8148: glpsol --cpxlp 3cljf-5.cplex --output solution-5 --log log-5
Address Bytes Pgsz Mode Mapped File
0000000000400000 116K - r-x-- /usr/local/bin/glpsol
000000000041D000 4K 4K r-x-- /usr/local/bin/glpsol
000000000041E000 432K - r-x-- /usr/local/bin/glpsol
0000000000499000 4K - rw--- /usr/local/bin/glpsol
0000000000800000 25556K - rw--- [ heap ]
00000000020F5000 944K 4K rw--- [ heap ]
00000000021E1000 4K - rw--- [ heap ]
00000000021E2000 68K 4K rw--- [ heap ]
00000000021F3000 4K - rw--- [ heap ]
....
00000000087C3000 4K 4K rw--- [ heap ]
00000000087C4000 2288K - rw--- [ heap ]
0000000008A00000 2048K 2M rw--- [ heap ]
0000000008C00000 2876K - rw--- [ heap ]
0000000008ECF000 480K 4K rw--- [ heap ]
0000000008F47000 4K - rw--- [ heap ]
...
000000003F4E8000 4K 4K rw--- [ heap ]
000000003F4E9000 5152K - rw--- [ heap ]
000000003F9F1000 60K 4K rw--- [ heap ]
000000003FA00000 2048K 2M rw--- [ heap ]
000000003FC00000 6360K - rw--- [ heap ]
0000000040236000 368K 4K rw--- [ heap ]
etc.
There are only 19 large pages listed (a total of 38MB of physical memory.)
I think my next step, if I don't receive any advice, is to try to preallocate the entire region of memory which stores (most of) the model as a single allocation. But I'd appreciate any insight as to how to get better performance, without a complete rewrite of the GLPK library.

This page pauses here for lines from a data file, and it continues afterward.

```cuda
__device__ __forceinline__ void mbar_arrive_cluster(uint64_t* bar, uint32_t rank) {
    asm volatile(
        "{\n\t.reg .b32 ra;\n\t"
        "mapa.shared::cluster.u32 ra, %0, %1;\n\t"
        "mbarrier.arrive.release.cluster.shared::cluster.b64 _, [ra];\n\t}" ::"r"(smem_u32(bar)),
        "r"(rank)
        : "memory");
}
__device__ __forceinline__ uint32_t cluster_ctarank() {
    uint32_t r;
    asm volatile("mov.u32 %0, %%cluster_ctarank;" : "=r"(r));
    return r;
}
__device__ __forceinline__ void cluster_sync_all() {
    asm volatile("barrier.cluster.arrive.release.aligned;\n\tbarrier.cluster.wait.acquire.aligned;" ::: "memory");
}

__device__ __forceinline__ void wgmma_fence() { asm volatile("wgmma.fence.sync.aligned;" ::: "memory"); }
__device__ __forceinline__ void wgmma_commit() { asm volatile("wgmma.commit_group.sync.aligned;" ::: "memory"); }
template <int N>
__device__ __forceinline__ void wgmma_wait() { asm volatile("wgmma.wait_group.sync.aligned %0;" ::"n"(N) : "memory"); }
template <int N>
__device__ __forceinline__ void wgmma_reg_fence(float (&d)[N]) {
#pragma unroll
    for (int i = 0; i < N; ++i) asm volatile("" : "+f"(d[i])::"memory");
}

template <int TA, int TB>
__device__ __forceinline__ void wgmma_n64(float (&d)[32], uint64_t a_desc, uint64_t b_desc, uint32_t accumulate) {
    asm volatile(
        "{\n\t.reg .pred p;\n\t"
        "setp.ne.b32 p, %34, 0;\n\t"
        "wgmma.mma_async.sync.aligned.m64n64k16.f32.bf16.bf16 "
        "{%0, %1, %2, %3, %4, %5, %6, %7, %8, %9, %10, %11, %12, %13, %14, %15, %16, %17, %18, %19, %20, %21, %22, %23, %24, %25, %26, %27, %28, %29, %30, %31}, %32, %33, p, 1, 1, %35, %36;\n\t}"
        : "+f"(d[0]), "+f"(d[1]), "+f"(d[2]), "+f"(d[3]), "+f"(d[4]), "+f"(d[5]), "+f"(d[6]), "+f"(d[7]), "+f"(d[8]), "+f"(d[9]), "+f"(d[10]), "+f"(d[11]), "+f"(d[12]), "+f"(d[13]), "+f"(d[14]), "+f"(d[15]), "+f"(d[16]), "+f"(d[17]), "+f"(d[18]), "+f"(d[19]), "+f"(d[20]), "+f"(d[21]), "+f"(d[22]), "+f"(d[23]), "+f"(d[24]), "+f"(d[25]), "+f"(d[26]), "+f"(d[27]), "+f"(d[28]), "+f"(d[29]), "+f"(d[30]), "+f"(d[31])
        : "l"(a_desc), "l"(b_desc), "r"(accumulate), "n"(TA), "n"(TB)
        : "memory");
}

template <int TA, int TB>
__device__ __forceinline__ void wgmma_n128(float (&d)[64], uint64_t a_desc, uint64_t b_desc, uint32_t accumulate) {
    asm volatile(
        "{\n\t.reg .pred p;\n\t"
        "setp.ne.b32 p, %66, 0;\n\t"
        "wgmma.mma_async.sync.aligned.m64n128k16.f32.bf16.bf16 "
        "{%0, %1, %2, %3, %4, %5, %6, %7, %8, %9, %10, %11, %12, %13, %14, %15, %16, %17, %18, %19, %20, %21, %22, %23, %24, %25, %26, %27, %28, %29, %30, %31, %32, %33, %34, %35, %36, %37, %38, %39, %40, %41, %42, %43, %44, %45, %46, %47, %48, %49, %50, %51, %52, %53, %54, %55, %56, %57, %58, %59, %60, %61, %62, %63}, %64, %65, p, 1, 1, %67, %68;\n\t}"
        : "+f"(d[0]), "+f"(d[1]), "+f"(d[2]), "+f"(d[3]), "+f"(d[4]), "+f"(d[5]), "+f"(d[6]), "+f"(d[7]), "+f"(d[8]), "+f"(d[9]), "+f"(d[10]), "+f"(d[11]), "+f"(d[12]), "+f"(d[13]), "+f"(d[14]), "+f"(d[15]), "+f"(d[16]), "+f"(d[17]), "+f"(d[18]), "+f"(d[19]), "+f"(d[20]), "+f"(d[21]), "+f"(d[22]), "+f"(d[23]), "+f"(d[24]), "+f"(d[25]), "+f"(d[26]), "+f"(d[27]), "+f"(d[28]), "+f"(d[29]), "+f"(d[30]), "+f"(d[31]), "+f"(d[32]), "+f"(d[33]), "+f"(d[34]), "+f"(d[35]), "+f"(d[36]), "+f"(d[37]), "+f"(d[38]), "+f"(d[39]), "+f"(d[40]), "+f"(d[41]), "+f"(d[42]), "+f"(d[43]), "+f"(d[44]), "+f"(d[45]), "+f"(d[46]), "+f"(d[47]), "+f"(d[48]), "+f"(d[49]), "+f"(d[50]), "+f"(d[51]), "+f"(d[52]), "+f"(d[53]), "+f"(d[54]), "+f"(d[55]), "+f"(d[56]), "+f"(d[57]), "+f"(d[58]), "+f"(d[59]), "+f"(d[60]), "+f"(d[61]), "+f"(d[62]), "+f"(d[63])
        : "l"(a_desc), "l"(b_desc), "r"(accumulate), "n"(TA), "n"(TB)
        : "memory");
}

template <int R>
__device__ __forceinline__ void setmaxnreg_dec() { asm volatile("setmaxnreg.dec.sync.aligned.u32 %0;" ::"n"(R)); }
template <int R>
__device__ __forceinline__ void setmaxnreg_inc() { asm volatile("setmaxnreg.inc.sync.aligned.u32 %0;" ::"n"(R)); }

__device__ __forceinline__ uint64_t gmma_desc_sw128(uint32_t smem_addr, uint32_t lbo_bytes = 16u, uint32_t sbo_bytes = 1024u) {
    uint64_t d = 0;
    d |= (uint64_t)((smem_addr & 0x3FFFFu) >> 4);
    d |= (uint64_t)(lbo_bytes >> 4) << 16;
    d |= (uint64_t)(sbo_bytes >> 4) << 32;
    d |= (uint64_t)1 << 62;
    return d;
}

template <int NR>
__device__ __forceinline__ void wgmma_frag_store(const float (&d)[NR], float* stg, int pitch, int col0) {
    const int w = (threadIdx.x >> 5) & 3, l = threadIdx.x & 31;
    const int r0 = 16 * w + (l >> 2), c0 = col0 + 2 * (l & 3);
#pragma unroll
    for (int i = 0; i < NR / 4; ++i) {
        *reinterpret_cast<float2*>(stg + (size_t)r0 * pitch + c0 + 8 * i) = make_float2(d[4 * i], d[4 * i + 1]);
        *reinterpret_cast<float2*>(stg + (size_t)(r0 + 8) * pitch + c0 + 8 * i) = make_float2(d[4 * i + 2], d[4 * i + 3]);
    }
}
__device__ __forceinline__ void stg_ld_32(const float* src, uint32_t (&v)[32]) {
#pragma unroll
    for (int q = 0; q < 8; ++q) {
        const float4 x = reinterpret_cast<const float4*>(src)[q];
        v[4 * q] = __float_as_uint(x.x); v[4 * q + 1] = __float_as_uint(x.y); v[4 * q + 2] = __float_as_uint(x.z); v[4 * q + 3] = __float_as_uint(x.w);
    }
}

}
```

video-pre-training_b200/csrc/conv_zp.cuh:

```cuda
#pragma once
#include "common.cuh"
#include "gemm_tc.cuh"

namespace vpt {

static int g_cz_dbg = 0;

constexpr int kCzThreads = 384;
constexpr int kCzMaxBStages = 8;
constexpr int kCzProducerRegs = 24, kCzMmaRegs = 240;

constexpr int kCzBarOrder = 1, kCzBarStg = 3, kCzBarWg = 5;

struct ConvZpParams {
    long long Q;
    int H, W, Wp, FS;
    int N, block_n, num_n_tiles, cin, cin_blocks;
    int a_box_rows, a_boxes, a_stage_bytes, b_stages;
    int dbg;
    int bo;
    long long num_m_tiles;
    const float* mr;
    const float* S1;
    const float* S2;
    int relu;
    const __nv_bfloat16* residual;
    __nv_bfloat16* out;
    float* stat_part;
    const float* Ef;
    const float* res_scale;
    const float* res_shift;
};

template <int BN>
__device__ __forceinline__ void cz_mma_k16(float (&acc)[BN / 2], uint64_t a_desc, uint64_t b_desc, uint32_t accumulate) {
    if constexpr (BN == 128)
        wgmma_n128<0, 0>(acc, a_desc, b_desc, accumulate);
    else
        wgmma_n64<0, 0>(acc, a_desc, b_desc, accumulate);
}
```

1. When using large pages, is the entire 2MB page swapped out at once? Or is the 'large page' only used for mapping in the TLB? The documentation I read on swap/paging and on large pages didn't really explain the interaction. (I wrote a dtrace script which logs which pages get swapped into glpsol but I haven't tried using it to see if any 2MB pages are swapped in yet.)
2. If so, how can I increase the amount of memory that is mapped using large pages? Is there a command I can run that will tell me how many large pages are available? (Could I boot the kernel in a mode which uses 2MB pages only, and no 4KB pages?)

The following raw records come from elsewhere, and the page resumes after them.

+    return (pe_cell(sz[p], grid.oz, grid.ihz, grid.nz) * grid.ny + pe_cell(sy[p], grid.oy, grid.ihy, grid.ny)) * grid.nx +
+           pe_cell(sx[p], grid.ox, grid.ihx, grid.nx);
+  };
+  for (int p = tid; p < N; p += NW * 64) atomicAdd(&cnt32[cell_of(p)], 1u);
+  __syncthreads();
+  {
+    constexpr int CPT = PE_GCELLS / (NW * 64);
+    static_assert(CPT * NW * 64 == PE_GCELLS, "cells divide among the threads");
+    uint32_t c[CPT], sum = 0;
+#pragma unroll
+    for (int e = 0; e < CPT; ++e) c[e] = cnt32[tid * CPT + e], sum += c[e];
+    uint32_t incl = sum;
+#pragma unroll
+    for (int d = 1; d < 64; d <<= 1) {
+      const uint32_t t = __shfl_up(incl, d);
+      if (lane >= d) incl += t;
+    }
+    uint32_t *wtot = reinterpret_cast<uint32_t *>(red) + 6 * NW;
+    if (lane == 63) wtot[wave] = incl;
+    __syncthreads();
+    uint32_t base = incl - sum;
+    for (int w = 0; w < wave; ++w) base += wtot[w];
+#pragma unroll
+    for (int e = 0; e < CPT; ++e) {
+      gstart[tid * CPT + e] = (u16)base;
+      cnt32[tid * CPT + e] = base;
+      base += c[e];
+    }
+    if (tid == NW * 64 - 1) gstart[PE_GCELLS] = (u16)base;
+  }
+  __syncthreads();
+  for (int p = tid; p < N; p += NW * 64) gorder[atomicAdd(&cnt32[cell_of(p)], 1u)] = (u16)p;
+  __syncthreads();
+  return grid;
+}
+
+__device__ __forceinline__ void pe_mlp_tiles(const PeLdsB *L, const float *sx, const float *sy, const float *sz, const u16 *nbr,
+                                             int S_eff, float cx, float cy, float cz, float radius, Vec3 xp, Vec3 yp, Vec3 zp,
+                                             int half, int col, f32x16 (&rmax)[4]) {
+#pragma unroll
+  for (int t = 0; t < 4; ++t)
+#pragma unroll
+    for (int r = 0; r < 16; ++r) rmax[t][r] = 0.f;
+  for (int t0 = 0; t0 < S_eff; t0 += 32) {
+    asm volatile("" ::: "memory");
+    const int k = nbr[t0 + col];
+    const float dx = sx[k] - cx, dy = sy[k] - cy, dz = sz[k] - cz;
+    const Vec3 q = v3(dx / radius, dy / radius, dz / radius);
+    float f[8] = {dx, dy, dz, dot(xp, q), dot(yp, q), dot(zp, q), 0.f, 0.f};
+    if (half) {
+#pragma unroll
+      for (int e = 0; e < 8; ++e) f[e] = 0.f;
+    }
+    const bf16x8_hl x = split8_bf16(f);
+    struct Grp {
+      bf16x8_hl w[4];
+      float4 b[4];
+    } ga, gb;
+    auto load_l1 = [&](Grp &g) {
+      g.w[0].hi = *reinterpret_cast<const bf16x8 *>(&L->w1h[col][half * 8]);
+      g.w[0].lo = *reinterpret_cast<const bf16x8 *>(&L->w1l[col][half * 8]);
+#pragma unroll
+      for (int q = 0; q < 4; ++q) g.b[q] = *reinterpret_cast<const float4 *>(&L->b1[8 * q + 4 * half]);
+    };
+    auto load_l2 = [&](Grp &g, int ot) {
+#pragma unroll
+      for (int ks = 0; ks < 2; ++ks) {
+        g.w[ks].hi = *reinterpret_cast<const bf16x8 *>(&L->w2h[ot * 32 + col][ks * 16 + half * 8]);
+        g.w[ks].lo = *reinterpret_cast<const bf16x8 *>(&L->w2l[ot * 32 + col][ks * 16 + half * 8]);
+      }
+#pragma unroll
+      for (int q = 0; q < 4; ++q) g.b[q] = *reinterpret_cast<const float4 *>(&L->b2[ot * 32 + 8 * q + 4 * half]);
+    };
+    auto load_l3 = [&](Grp &g, int ot) {
+      const int row = ot * 32 + col;
+#pragma unroll
+      for (int ks = 0; ks < 4; ++ks) {
+        const int kp = (ks * 16 + half * 8) ^ ((row & 7) << 3);
+        g.w[ks].hi = *reinterpret_cast<const bf16x8 *>(&L->w3h[row][kp]);
+        g.w[ks].lo = *reinterpret_cast<const bf16x8 *>(&L->w3l[row][kp]);
+      }
+#pragma unroll
+      for (int q = 0; q < 4; ++q) g.b[q] = *reinterpret_cast<const float4 *>(&L->b3[ot * 32 + 8 * q + 4 * half]);
+    };
+    auto init = [&](f32x16 &h, const Grp &g) {
+#pragma unroll
+      for (int q = 0; q < 4; ++q) {
+        h[4 * q + 0] = g.b[q].x;
+        h[4 * q + 1] = g.b[q].y;
+        h[4 * q + 2] = g.b[q].z;
+        h[4 * q + 3] = g.b[q].w;
+      }
+    };
+    bf16x8_hl a1[2], a2[4];
+    auto relu_split = [&](const f32x16 &h, bf16x8_hl *o) {
+#pragma unroll
+      for (int s2 = 0; s2 < 2; ++s2) {
+        float v[8];
+#pragma unroll
+        for (int e = 0; e < 8; ++e) v[e] = fmaxf(h[s2 * 8 + e], 0.f);
+        o[s2] = split8_bf16(v);
+      }
+    };
+    load_l1(ga);
+    load_l2(gb, 0);
+    __builtin_amdgcn_sched_barrier(0);
+    {
+      f32x16 h1;
+      init(h1, ga);
+      h1 = mfma3_hh_hl_lh_32x32(ga.w[0], x, h1);
+      load_l2(ga, 1);
+      __builtin_amdgcn_sched_barrier(0);
+      relu_split(h1, a1);
+    }
+    {
+      f32x16 h2;
+      init(h2, gb);
+#pragma unroll
+      for (int ks = 0; ks < 2; ++ks) h2 = mfma3_hh_hl_lh_32x32(gb.w[ks], a1[ks], h2);
+      load_l3(gb, 0);
+      __builtin_amdgcn_sched_barrier(0);
+      relu_split(h2, a2);
+      init(h2, ga);
+#pragma unroll
+      for (int ks = 0; ks < 2; ++ks) h2 = mfma3_hh_hl_lh_32x32(ga.w[ks], a1[ks], h2);
+      load_l3(ga, 1);
+      __builtin_amdgcn_sched_barrier(0);
+      relu_split(h2, a2 + 2);
+    }
+#pragma unroll
+    for (int ot = 0; ot < 4; ++ot) {
+      Grp &g = (ot & 1) ? ga : gb;
+      f32x16 h3;
+      init(h3, g);
+#pragma unroll
+      for (int ks = 0; ks < 4; ++ks) h3 = mfma3_hh_hl_lh_32x32(g.w[ks], a2[ks], h3);
+      if (ot + 2 < 4) {
+        load_l3(g, ot + 2);
+        __builtin_amdgcn_sched_barrier(0);
+      }
+#pragma unroll
+      for (int r = 0; r < 16; ++r) rmax[ot][r] = fmaxf(rmax[ot][r], h3[r]);
+    }
+  }
+}
+
+__device__ __forceinline__ void pe_store_row(const f32x16 (&rmax)[4], float *stage, void *O, int out_split, int lane, int half,
+                                             int col) {
+#pragma unroll
+  for (int t = 0; t < 4; ++t)
+#pragma unroll
+    for (int r = 0; r < 16; ++r) {
+      float v = rmax[t][r];
+      v = fmaxf(v, dpp_f32<0x111, 0xF>(v, 0.f));
+      v = fmaxf(v, dpp_f32<0x112, 0xF>(v, 0.f));
+      v = fmaxf(v, dpp_f32<0x114, 0xF>(v, 0.f));
+      v = fmaxf(v, dpp_f32<0x118, 0xF>(v, 0.f));
+      v = fmaxf(v, dpp_f32<0x142, 0xA>(v, 0.f));
+      if (col == 31) stage[t * 32 + cd_row(r, half)] = v;
+    }
+  __builtin_amdgcn_fence(__ATOMIC_RELEASE, "wavefront");
+  __builtin_amdgcn_wave_barrier();
+  __builtin_amdgcn_fence(__ATOMIC_ACQUIRE, "wavefront");
+  if (!out_split) {
+    float *Of = reinterpret_cast<float *>(O);
+    Of[lane] = stage[lane];
+    Of[lane + 64] = stage[lane + 64];
+  } else {
+    uint32_t *O32 = reinterpret_cast<uint32_t *>(O);
+#pragma unroll
+    for (int q = 0; q < 2; ++q) {
+      const int d = lane + 64 * q, blk = d >> 5, w = d & 31, k = blk * 32 + (w & 15) * 2;
+      const float v0 = stage[k], v1 = stage[k + 1];
+      const uint32_t h = cvt_pk_bf16_f32(v0, v1);
+      O32[d] = (w & 16) ? cvt_pk_bf16_lo(v0, v1, h) : h;
+    }
+  }
+  __builtin_amdgcn_wave_barrier();
+}
+
+__device__ __forceinline__ const int *pe_cand_in(const int *cand_in, const int *cand_cnt_in, int cand_stride, int N, int b, int j,
+                                                 int &ncand) {
+  ncand = -1;
+  if (!cand_in) return nullptr;
+  ncand = cand_cnt_in[(size_t)b * N + j];
+  return cand_in + ((size_t)b * N + j) * cand_stride;
+}
+__device__ __forceinline__ void pe_cand_out(int *cand_out, int *cand_cnt_out, int N, int S, int b, int j, const u16 *nbr, int cnt,
+                                            int lane) {
+  if (!cand_out) return;
+  int *co = cand_out + ((size_t)b * N + j) * S;
+  for (int l = lane; l < S; l += 64) co[l] = nbr[l];
+  if (lane == 0) cand_cnt_out[(size_t)b * N + j] = cnt <= S ? cnt : -1;
+}
+
+__device__ __forceinline__ int pe_tiles_needed(int cnt, int S) { return min(S, (max(min(cnt, S), 1) + 31) & ~31); }
+
+constexpr int PE_REF_NW = 4;
+__global__ __launch_bounds__(PE_REF_NW * 64, 8 / PE_REF_NW) void pe_group_mlp_max_bf16x3_ref_kernel(
     const float *__restrict__ xyz, int N, float radius, int S, int cpw, const uint4 *__restrict__ image,
+    const int *__restrict__ cand_in, const int *__restrict__ cand_cnt_in, int cand_stride, int *__restrict__ cand_out,
+    int *__restrict__ cand_cnt_out, float *__restrict__ out, int out_ld, int out_split, int use_grid) {
+  constexpr int NW = PE_REF_NW;
+  extern __shared__ float4 smem4[];
+  PeLdsB *L = reinterpret_cast<PeLdsB *>(smem4);
+  float *sx = reinterpret_cast<float *>(L + 1);
+  float *sy = sx + N, *sz = sy + N;
+  float *stage_all = sz + N;
+  u16 *nbr_all = reinterpret_cast<u16 *>(stage_all + NW * 128);
+  u16 *gstart = nbr_all + NW * S;
+  u16 *gorder = gstart + PE_GCELLS + 2;
+  const int b = blockIdx.y, tid = threadIdx.x, lane = tid & 63, wave = tid >> 6;
+  const int half = lane >> 5, col = lane & 31;
+  u16 *nbr = nbr_all + wave * S;
+  float *stage = stage_all + wave * 128;
+  const float *P = xyz + (size_t)b * N * 3;
+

3. Is there anything I should do to increase the performance of swap? Can I give a hint to the kernel that it should assume sequential access? (Would "madvise" help in this case? The disk appears to be 100% active so I don't think adding more requests for 4KB pages is the answer--- I want to do more efficient disk access by loading bigger chunks of data.)